Além de garantir a privacidade dos membros da família, a posse de um quarto para si favorece o desempenho escolar. Pesquisas mostram que a repetência escolar é mais incidente entre crianças que dividem o quarto com seus irmãos. Uma explicação para isso viria das próprias condições materiais para o estudo: uma busca rápida em sites de decoração pode mostrar que a maior parte dos quartos infantis são multifuncionais, ou seja, não se reduzem a quartos de dormir, mas comportam escrivaninhas e pequenas bibliotecas que fazem do cômodo uma espécie de “anexo da escola”, como bem define o sociólogo da educação Roger Establet.

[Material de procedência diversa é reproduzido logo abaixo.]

             uint32_t left = T - Eown;
@@ -1365,21 +1605,12 @@
         for (int j = 0; j < ITEMS; j++) v[j] = nv[j];
         __syncthreads();
     }
-    if (own) {
-        const uint32_t d = d0;
-        pos[d] = 0;
-        if (kc[d]) {
-            const uint64_t p = atomicAdd(&cursor[(size_t)d * kShards], (unsigned long long)kc[d]);
-            pos[d] = p + kc[d] <= my_cap ? p : ~0ull;
-        }
-    }
-    __syncthreads();
-    for (uint32_t q = threadIdx.x; q < nbins * SEG; q += THREADS) {
-        const uint32_t d = q / SEG, j = q % SEG;
-        if (j < kc[d] && pos[d] != ~0ull) Pack::store(out, ostride, pos[d] + j, carry[q]);
-    }
+    scatter_flush<THREADS, Pack, Geo>(L, nbins, own, &cursor[coff], own ? cap_end[coff] : 0, out,
+                                      ostride);
+    const uint32_t bad = pk.flags(acc);
     if (bad_flag && bad) atomicOr(bad_flag, bad);
 }
+#endif
 
 template <class Digit>
 __global__ void k_padcopy(const Tup* __restrict__ in, uint64_t n, Digit dig_arg,
@@ -1732,14 +1963,19 @@
 }
 
 template <class Pack>
-static int sampled_items(uint32_t nbins) {
-    constexpr int THREADS = SMJ_SC_THREADS;
-    constexpr int BIG = sizeof(Tup) == 16
+struct SampledTile {
+    static constexpr int BIG = sizeof(Tup) == 16
         ? (sizeof(typename Pack::OutT) <= 8    ? SMJ_SC_ITEMS16P
            : sizeof(typename Pack::OutT) <= 12 ? SMJ_SC_ITEMS16Q
                                                : SMJ_SC_ITEMS16)
         : (sizeof(typename Pack::OutT) <= 4 ? SMJ_SC_ITEMS8W : SMJ_SC_ITEMS8);
-    constexpr int SMALL = sizeof(Tup) == 16 ? 4 : 8;
+    static constexpr int SMALL = sizeof(Tup) == 16 ? 4 : 8;
+};
+
+template <class Pack>
+static int sampled_items(uint32_t nbins) {
+    constexpr int THREADS = SMJ_SC_THREADS;
+    constexpr int BIG = SampledTile<Pack>::BIG, SMALL = SampledTile<Pack>::SMALL;
     typedef typename Pack::OutT O;
     if (ScatterGeom<THREADS, BIG, O, Pack::kStoreBytes>::lds_bytes(nbins) <= 160 * 1024) return BIG;
     if (ScatterGeom<THREADS, SMALL, O, Pack::kStoreBytes>::lds_bytes(nbins) <= 160 * 1024)
@@ -1759,6 +1995,11 @@
     if (lds > 160 * 1024) return false;
     uint32_t nwg = 0;
     const uint64_t chunk = scatter_chunk(n, TILE, &nwg);
+    if ((chunk + TILE) * sizeof(Tup) >= (1ull << 32)) {
+        fprintf(stderr, "[ERROR] smj: sampled scatter chunk of %llu tuples exceeds 4 GiB\n",
+                (unsigned long long)chunk);
+        abort();
+    }
     constexpr bool VEC_OK = sizeof(Tup) == 8 && ITEMS % 2 == 0;
     set_lds_attr((const void*)k_scatter_res<THREADS, ITEMS, PlanDigit1, Pack, false>, 160 * 1024);
     if constexpr (VEC_OK)
@@ -1790,12 +2031,7 @@
         fprintf(stderr, "[ERROR] smj: sampled scatter needs <= %d partitions\n", THREADS);
         abort();
     }
-    constexpr int BIG = sizeof(Tup) == 16
-        ? (sizeof(typename Pack::OutT) <= 8    ? SMJ_SC_ITEMS16P
-           : sizeof(typename Pack::OutT) <= 12 ? SMJ_SC_ITEMS16Q
-                                               : SMJ_SC_ITEMS16)
-        : (sizeof(typename Pack::OutT) <= 4 ? SMJ_SC_ITEMS8W : SMJ_SC_ITEMS8);
-    constexpr int SMALL = sizeof(Tup) == 16 ? 4 : 8;
+    constexpr int BIG = SampledTile<Pack>::BIG, SMALL = SampledTile<Pack>::SMALL;
     const int items = sampled_items<Pack>(nbins);
     if (items == BIG && sampled_scatter_t<BIG>(ws, in, n, out, ostride, dig, nbins, cursor,
                                                cap_end, pk, bad_flag, st))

Com a suspensão temporária das aulas e a possibilidade de adoção do ensino remoto, o espaço virtual de estudo se tornou um recurso tão importante quanto o espaço real. Contudo, de acordo com a pesquisa TICKids Online 2018, a maior parte das crianças brasileiras entre 9 e 17 anos das classes D e E acessam a internet exclusivamente pelo celular, enquanto crianças das classes A e B da mesma faixa etária acessam não só pelo celular, mas também por computadores. Ainda segundo essa pesquisa, crianças das classes favorecidas declararam utilizar mais a internet no espaço privado do que as crianças de camadas populares, que lidam também com a limitação dos pacotes de dados e a má qualidade da internet.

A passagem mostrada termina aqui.